This is China's surprisingly modern take on a familiar D-Max formula.

What do the Holden Colorado and new Mazda BT-50 have in common? They use Isuzu’s rugged D-Max underpinnings.

Despite looking quite different in the flesh, both Holden and Mazda have turned to industrious Isuzu in the past to essentially badge-engineer their way into the lucrative dual-cab market.

As it turns out though, Mazda and Holden aren’t the only ones. The pictured truck is the Qingling Taga Daka H (a mouthful, I know) and it's a new truck out of China which uses the previous-generation Isuzu D-Max as its base.

Unlike the current Mazda BT-50 and the Colorado, the Qingling truck seems to have been much more heavily re-engineered to suit the demands of its home market.
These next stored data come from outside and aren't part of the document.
#define HIPCHK(expr)                                                                                   \
  do {                                                                                                 \
    hipError_t _e = (expr);                                                                            \
    if (_e != hipSuccess) {                                                                            \
      char _buf[512];                                                                                  \
      snprintf(_buf, sizeof _buf, "%s failed: %s (%s:%d)", #expr, hipGetErrorString(_e), __FILE__, __LINE__); \
      c->err = _buf;                                                                                   \
      return VX_EHIP;                                                                                  \
    }                                                                                                  \
  } while (0)

#define FAIL(code, ...)                         \
  do {                                          \
    char _buf[512];                             \
    snprintf(_buf, sizeof _buf, __VA_ARGS__);   \
    c->err = _buf;                              \
    return (code);                              \
  } while (0)

#define LAUNCH(call)                                      \
  do {                                                    \
    if (!(call) && !c->launch_fail) c->launch_fail = #call; \
  } while (0)

namespace vxe {

int xfer_h2d(vx_ctx* c, void* dst_dev, const void* src_host, size_t bytes);
int xfer_d2h(vx_ctx* c, void* dst_host, const void* src_dev, size_t bytes);
int xfer_sync(vx_ctx* c);
#define H2D(dst, src, bytes) do { if (int _e = xfer_h2d(c, (dst), (src), (bytes))) return _e; } while (0)
#define D2H(dst, src, bytes) do { if (int _e = xfer_d2h(c, (dst), (src), (bytes))) return _e; } while (0)
#define SYNC() do { if (int _e = xfer_sync(c)) return _e; } while (0)

template <typename T>
int dev_alloc(vx_ctx* c, T** p, size_t count, bool zero = true) {
  void* q = nullptr;
  HIPCHK(hipMalloc(&q, std::max<size_t>(count, 1) * sizeof(T)));
  c->allocs.push_back(q);
  if (zero) HIPCHK(hipMemsetAsync(q, 0, std::max<size_t>(count, 1) * sizeof(T), c->stream));
  *p = reinterpret_cast<T*>(q);
  return VX_OK;
}

const float* W(vx_ctx* c, const std::string& name);

inline int h2_weight_shift(float absmax) {
  if (!(absmax > 0.f) || !(absmax < __builtin_inff())) return 24;
  int ex;
  (void)frexpf(absmax, &ex);
  const int shift = 15 - ex;
  return shift < 0 ? 0 : shift > 24 ? 24 : shift;
}

struct ProfScope {
  vx_ctx* c;
  int which;
  bool on;
  ProfScope(vx_ctx* c_, int w) : c(c_), which(w), on(c_->prof_on == 1 || (c_->prof_on == 2 && w >= 2)) {
    if (!on) return;
    ProfClass& p = c->prof[which];
    if (p.used + 2 > p.ev.size()) {
      for (int i = 0; i < 2; ++i) {
        hipEvent_t e;
        if (hipEventCreate(&e) != hipSuccess) { on = false; return; }
        p.ev.push_back(e);
      }
    }
    (void)hipEventRecord(p.ev[p.used], c->stream);
  }
  ~ProfScope() {
    if (!on) return;
    ProfClass& p = c->prof[which];
    (void)hipEventRecord(p.ev[p.used + 1], c->stream);
    p.used += 2;
  }
};

int upload_meta(vx_ctx* c);

struct MetaBuilder {
  vx_ctx* c;
  explicit MetaBuilder(vx_ctx* c_) : c(c_) { c->hmeta.clear(); }
  long add(const std::vector<int>& v) {
    long off = (long)c->hmeta.size();
    c->hmeta.insert(c->hmeta.end(), v.begin(), v.end());
    while (c->hmeta.size() % 4) c->hmeta.push_back(0);
    return off;
  }
  const int* dev(long off) const { return c->imeta + off; }
};

int tap_store(vx_ctx* c, const std::string& name, const float* src, size_t n);
void gemm(vx_ctx* c, const float* A, int lda, const float* Wt, int ldw, const float* bias, const float* resid, int ldr,
          const float* colscale, float* C, int ldc, long M, int N, int K, int act, const int* gather = nullptr, int cls = 4,
          const int* resid_rows = nullptr);
bool range_guarded(const vx_ctx* c);
int ensure_f32_buffers(vx_ctx* c);
int take_range_flag(vx_ctx* c, bool* raised);
int check_batch(vx_ctx* c, const vx_batch* b, int max_rows);
SampleArgs make_sample_args(vx_ctx* c, const vx_sampling* s, int commit, float* logits_out);
struct ServeSampleArgs;
void ar_step_launches(vx_ctx* c, const SampleArgs* sa, const ServeSampleArgs* rsa = nullptr);
int launch_status(vx_ctx* c);
void decode_geometry(vx_ctx* c, int nrows, bool identity);
void launch_beam_fanout(float* kc, float* vc, long cache_layer, int layers, int Tmax, const int* pairs, int npairs,
                        const float* hsrc, const int* hsrc_row, float* dh, int nrows, hipStream_t s);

Not only has Isuzu’s Chinese partner swapped the steering to the other side of the dash, they’ve also given the truck a modern face and heavily redesigned dash. The interior is of particular note, as the Taga Daka H sports a 10.0-inch floating-tablet-style multimedia screen, a completely new multifunction steering wheel, a fully digital instrument cluster, and push-start ignition.
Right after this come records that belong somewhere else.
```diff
+    nv[j] = (noise && onehot && on[j]) ? noise[m * ldn + (long long)g * K + c] : 1.f;
+  }
+  const float mx = group8_max(xv);
+  float t[4];
+#pragma unroll
+  for (int j = 0; j < 4; ++j) t[j] = on[j] ? expf(xv[j] - mx) : 0.f;
+  const float sm = group8_sum(t);
+  const float invK = 1.f / (float)K;
+  float l[4];
+#pragma unroll
+  for (int j = 0; j < 4; ++j) {
+    l[j] = xv[j];
+    if (unimix > 0.f && on[j]) { float pm; l[j] = unimix_logprob(t[j] / sm, unimix, invK, pm); }
+    t[j] = on[j] ? l[j] : -INFINITY;
+  }
+  const float lmx = group8_max(t);
+#pragma unroll
+  for (int j = 0; j < 4; ++j) t[j] = on[j] ? expf(l[j] - lmx) : 0.f;
+  const float lse = lmx + logf(group8_sum(t));
+#pragma unroll
+  for (int j = 0; j < 4; ++j) {
+    if (mix_out && on[j]) mix_out[m * ldm + (long long)g * K + sl + 8 * j] = l[j];
+    t[j] = on[j] ? l[j] - lse : -INFINITY;
+  }
+  const float lgmax = group8_max(t);
+  float e[4];
+#pragma unroll
+  for (int j = 0; j < 4; ++j) e[j] = on[j] ? expf(l[j] - lse - lgmax) : 0.f;
+  const float psum = group8_sum(e);
+  if (!onehot) return;
+  float best[4];
+  int besti[4];
+#pragma unroll
+  for (int j = 0; j < 4; ++j) {
+    best[j] = -INFINITY;
+    besti[j] = 0x7fffffff;
+    if (on[j]) {
+      float p = e[j] / psum;
+      if (noise) p = p / nv[j];
+      if (p > best[j]) { best[j] = p; besti[j] = sl + 8 * j; }
+    }
+  }
+#pragma unroll
+  for (int h = 2; h > 0; h >>= 1) {
+    float b[4];
+    int bi[4];
+#pragma unroll
+    for (int j = 0; j < 4; ++j) { b[j] = best[j]; bi[j] = besti[j]; take_best(b[j], bi[j], best[j ^ h], besti[j ^ h]); }
+#pragma unroll
+    for (int j = 0; j < 4; ++j) { best[j] = b[j]; besti[j] = bi[j]; }
+  }
+#pragma unroll
+  for (int o = 4; o > 0; o >>= 1)
+#pragma unroll
+    for (int j = 0; j < 4; ++j) {
+      const float ob = __shfl_xor_sync(0xffffffffu, best[j], o);
+      const int oi = __shfl_xor_sync(0xffffffffu, besti[j], o);
+      take_best(best[j], besti[j], ob, oi);
+    }
+  const long long oo = m * ldo + (long long)g * K;
+#pragma unroll
+  for (int j = 0; j < 4; ++j)
+    if (on[j]) onehot[oo + sl + 8 * j] = (sl + 8 * j == besti[j]) ? 1.f : 0.f;
 }
 
 __global__ void __launch_bounds__(256)
@@ -208,6 +290,8 @@
   const long long m = ((long long)blockIdx.x * blockDim.x + threadIdx.x) >> 5;
   if (m >= M) return;
   const int k4 = Kin >> 2;
+  const bool on = lane < A;
+  const float nv = (noise && on) ? noise[m * ldn + lane] : 1.f;
   float4 x[8];
 #pragma unroll
   for (int i = 0; i < 8; ++i) {
@@ -229,9 +313,8 @@
     acc = warp_sum(acc);
     if (lane == a) mine = acc + (bias ? bias[a] : 0.f);
   }
-  const bool on = lane < A;
   if (on) raw[m * ldr + lane] = mine;
-  cat_sample_lane(mine, on, A, lane, unimix, noise ? noise + m * ldn : nullptr, onehot + m * ldo, nullptr);
+  cat_sample_lane(mine, on, A, lane, unimix, noise != nullptr, nv, onehot + m * ldo, nullptr);
 }
 
 __global__ void __launch_bounds__(256)
@@ -359,15 +442,36 @@
   __shared__ float av[32];
   __shared__ float red[8];
   const long long m = blockIdx.x;
-  const int lane = threadIdx.x & 31, warp = threadIdx.x >> 5;
-  for (int g = warp; g < S; g += (int)(blockDim.x >> 5)) {
-    int found = 0;
-    for (int c0 = 0; c0 < K; c0 += 32) {
-      const int c = c0 + lane;
-      const unsigned b = __ballot_sync(0xffffffffu, c < K && z[m * ldz + (long long)g * K + c] != 0.f);
-      if (b) { found = c0 + __ffs(b) - 1; break; }
-    }
-    if (lane == 0) idx[g] = found;
+  const int lane = threadIdx.x & 31, warp = threadIdx.x >> 5, nwarps = (int)(blockDim.x >> 5);
+  const int t = threadIdx.x;
+  float4 gm = make_float4(0.f, 0.f, 0.f, 0.f), bt = gm;
+  if (gamma) { gm = reinterpret_cast<const float4*>(gamma)[t]; bt = reinterpret_cast<const float4*>(beta)[t]; }
+  if (K <= 32) {
+    for (int g0 = warp; g0 < S; g0 += 8 * nwarps) {
+      float v[8];
+#pragma unroll
+      for (int j = 0; j < 8; ++j) {
+        const int g = g0 + j * nwarps;
+        v[j] = (g < S && lane < K) ? z[m * ldz + (long long)g * K + lane] : 0.f;
+      }
+#pragma unroll
+      for (int j = 0; j < 8; ++j) {
+        const int g = g0 + j * nwarps;
+        if (g >= S) break;
+        const unsigned b = __ballot_sync(0xffffffffu, v[j] != 0.f);
+        if (lane == 0) idx[g] = b ? __ffs(b) - 1 : 0;
+      }
+    }
+  } else {
+    for (int g = warp; g < S; g += nwarps) {
+      int found = 0;
+      for (int c0 = 0; c0 < K; c0 += 32) {
+        const int c = c0 + lane;
+        const unsigned b = __ballot_sync(0xffffffffu, c < K && z[m * ldz + (long long)g * K + c] != 0.f);
+        if (b) { found = c0 + __ffs(b) - 1; break; }
+      }
+      if (lane == 0) idx[g] = found;
+    }
   }
   if (threadIdx.x < A) av[threadIdx.x] = act[m * lda + threadIdx.x];
   __syncthreads();
@@ -381,7 +485,7 @@
     }
     return;
   }
-  const int t = threadIdx.x, nw = (blockDim.x + 31) >> 5;
+  const int nw = (blockDim.x + 31) >> 5;
   const float4* W4 = reinterpret_cast<const float4*>(WT);
   const int n4 = N >> 2;
   float4 acc = make_float4(0.f, 0.f, 0.f, 0.f);
@@ -407,7 +511,6 @@
   const float mu = block_sum((acc.x + acc.y) + (acc.z + acc.w)) / (float)N;
   const float dx = acc.x - mu, dy = acc.y - mu, dz = acc.z - mu, dw = acc.w - mu;
   const float rstd = rsqrtf(block_sum((dx * dx + dy * dy) + (dz * dz + dw * dw)) / (float)N + eps);
-  const float4 gm = reinterpret_cast<const float4*>(gamma)[t], bt = reinterpret_cast<const float4*>(beta)[t];
   float4 y;
   y.x = dx * rstd * gm.x + bt.x; y.y = dy * rstd * gm.y + bt.y; y.z = dz * rstd * gm.z + bt.z; y.w = dw * rstd * gm.w + bt.w;
   y.x = y.x / (1.f + expf(-y.x)); y.y = y.y / (1.f + expf(-y.y)); y.z = y.z / (1.f + expf(-y.z)); y.w = y.w / (1.f + expf(-y.w));
@@ -461,7 +564,7 @@
   if (M <= 0) return B200RL_OK;
   const long long warps = M * groups;
   if (K <= 32)
-    cat_sample_small_kernel<<<ceil_div(warps, 8), 256, 0, st>>>(raw, noise, onehot, mix_out, M, groups, K, ldr, ldn, ldo,
+    cat_sample_small_kernel<<<ceil_div(warps, 32), 256, 0, st>>>(raw, noise, onehot, mix_out, M, groups, K, ldr, ldn, ldo,
                                                                 ldm, unimix);
   else
     cat_sample_kernel<<<ceil_div(warps, 8), 256, 0, st>>>(raw, noise, onehot, mix_out, M, groups, K, ldr, ldn, ldo, ldm,
```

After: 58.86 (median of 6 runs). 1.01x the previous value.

The interior barely resembles the previous-generation D-Max. The interior barely resembles the previous-generation D-Max.

Other tech features the Qingling offers that the previous-generation D-Max never did include Apple CarPlay connectivity, 10-way power adjustable driver’s seats, auto wipers, 360-degree parking camera, a blind spot camera, and lane departure warning.
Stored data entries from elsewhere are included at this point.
+            jc.j = (int)__shfl_sync(0xffffffffu, mj.x, c - nlo); jc.row = (int)__shfl_sync(0xffffffffu, mj.y, c - nlo);
+            jprev = (int)__shfl_sync(0xffffffffu, mj.x, c - 1 - nlo);
+            const int q = c - nlo + nal;
+            sc = (int)((__shfl_sync(0xffffffffu, ms, q >> 2) >> (8 * (q & 3))) & 0xffu);
+            sprev = (int)((__shfl_sync(0xffffffffu, ms, (q - 1) >> 2) >> (8 * ((q - 1) & 3))) & 0xffu);
+        } else {
+            jc = jr[c]; jprev = jr[c - 1].j; sc = seg[c]; sprev = seg[c - 1];
+        }
+    };
+    auto issue_next = [&]() {
+        const int c = i - k;
+        if (c < 1 || c < nlo || c >= nlo + TB_NEAR) return;
+        const int kr = (int)__shfl_sync(0xffffffffu, s_njr[wid][nb][lane].y, c - nlo);
+        const int nr = row_of(kr);
+        if (nr < 0) return;
+        nx_ri = row_info(nr);
+        const int aim = min(TB_AIM, n - c);
+        nx_row = nr; nx_i0 = c - 1 + aim;
+        nx_lo = issue_near(nb ^ 1, c - 1 - nx_ri.last, nx_al);
+#pragma unroll
+        for (int j = 0; j < TB_RING; ++j) issue_window(rb ^ 1, nx_ri.base, j, nx_i0 - 32 * j, nx_ri.last + aim - 32 * j);
+        older = TB_RING - 1;
     };
 
     for (;;) {
         if (k == 0) {
             bool ins_move = false;
             if (i != 0) {
-                const uint8_t m0 = a.rows[a.row_off[r]];
-                const int s_here = m0 == seg[i] ? a.match : a.mismatch;
-                const int s_prev = m0 == seg[i - 1] ? a.match : a.mismatch;
-                const int h_here = jr[i].j + s_here;
-                const int h_prev = (i == 1) ? s_prev : jr[i - 1].j + s_prev;
+                JR jh; int jp, sh, sp;
+                close_data(i, jh, jp, sh, sp);
+                const int s_here = ri.sym == sh ? a.match : a.mismatch;
+                const int s_prev = ri.sym == sp ? a.match : a.mismatch;
+                const int h_here = jh.j + s_here;
+                const int h_prev = (i == 1) ? s_prev : jp + s_prev;
                 ins_move = (h_here == h_prev + a.ins);
             }
             if (ins_move) { --i; continue; }
         } else {
             if (r != row0 || i > i0 || i <= i0 - 32) {
-                if (r == row0 && i == ni0) {
+                bool fresh = true;
+                if (r == nx_row && i <= nx_i0 && i > nx_i0 - 32) {
+                    asm volatile("cp.async.wait_all;" ::: "memory");
+                    rb ^= 1; nb ^= 1; nlo = nx_lo; nal = nx_al;
+                    i0 = nx_i0; row0 = r; cur = 0; older = 0;
+                } else if (r == row0 && i == ni0) {
                     i0 = ni0;
                     const int freed = cur;
                     cur = cur + 1 == TB_RING ? 0 : cur + 1;
-                    issue_window(freed, i0 - 32 * (TB_RING - 1), k - 32 * (TB_RING - 1));
+                    issue_window(rb, ri.base, freed, i0 - 32 * (TB_RING - 1), k - 32 * (TB_RING - 1));
+                    fresh = false;
                 } else {
-                    i0 = i; row0 = r;
-                    const RowPlace pl = place_row(g, seg_local, r);
-                    half = pl.half;
-                    rowbase = a.codes + a.cta_code_off[cta0 + (g.NG > 1 ? pl.grp : 0)] + (size_t)lane_tid(g.T, pl.ginst, 0) * CW;
                     asm volatile("cp.async.wait_all;" ::: "memory");
-                    cur = 0;
+                    i0 = i; row0 = r; cur = 0; older = 0;
+                    nlo = issue_near(nb, i - k, nal);
 #pragma unroll
-                    for (int j = 0; j < TB_RING; ++j) issue_window(j, i - 32 * j, k - 32 * j);
+                    for (int j = 0; j < TB_RING; ++j) issue_window(rb, ri.base, j, i - 32 * j, k - 32 * j);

Elements of the previous-generation D-Max can still be seen in the truck’s dimensions, profile, doors, and centre console. The impressive re-work of the interior also seems to include new seats, doorcards, and dual-zone climate unit.

Engine choices for the Chinese market include an Isuzu-sourced 3.0-litre four-cylinder turbo-diesel (although slightly different to the one available in Australia) producing 107kW/320Nm, and a developed-in-China 1.8-litre turbo-petrol producing 172kW/310Nm.

Interestingly the truck maintains its four-wheel disc brakes, but despite its tech overhaul is manual-only (five-speed for the diesel, six-speed for the petrol) for the Chinese market.

Elements of the old D-Max can still be seen in the ute's profile. Elements of the old D-Max can still be seen in the ute's profile.

Qingling has been a partner of Isuzu for quite some time in China, where it builds Isuzu’s range of commercial trucks under license wearing Isuzu badges.

It has built badge-engineered passenger cars in China under its own Qingling marque like the Isuzu Trooper (locally known as the Holden Jackaroo) as far back as 1983.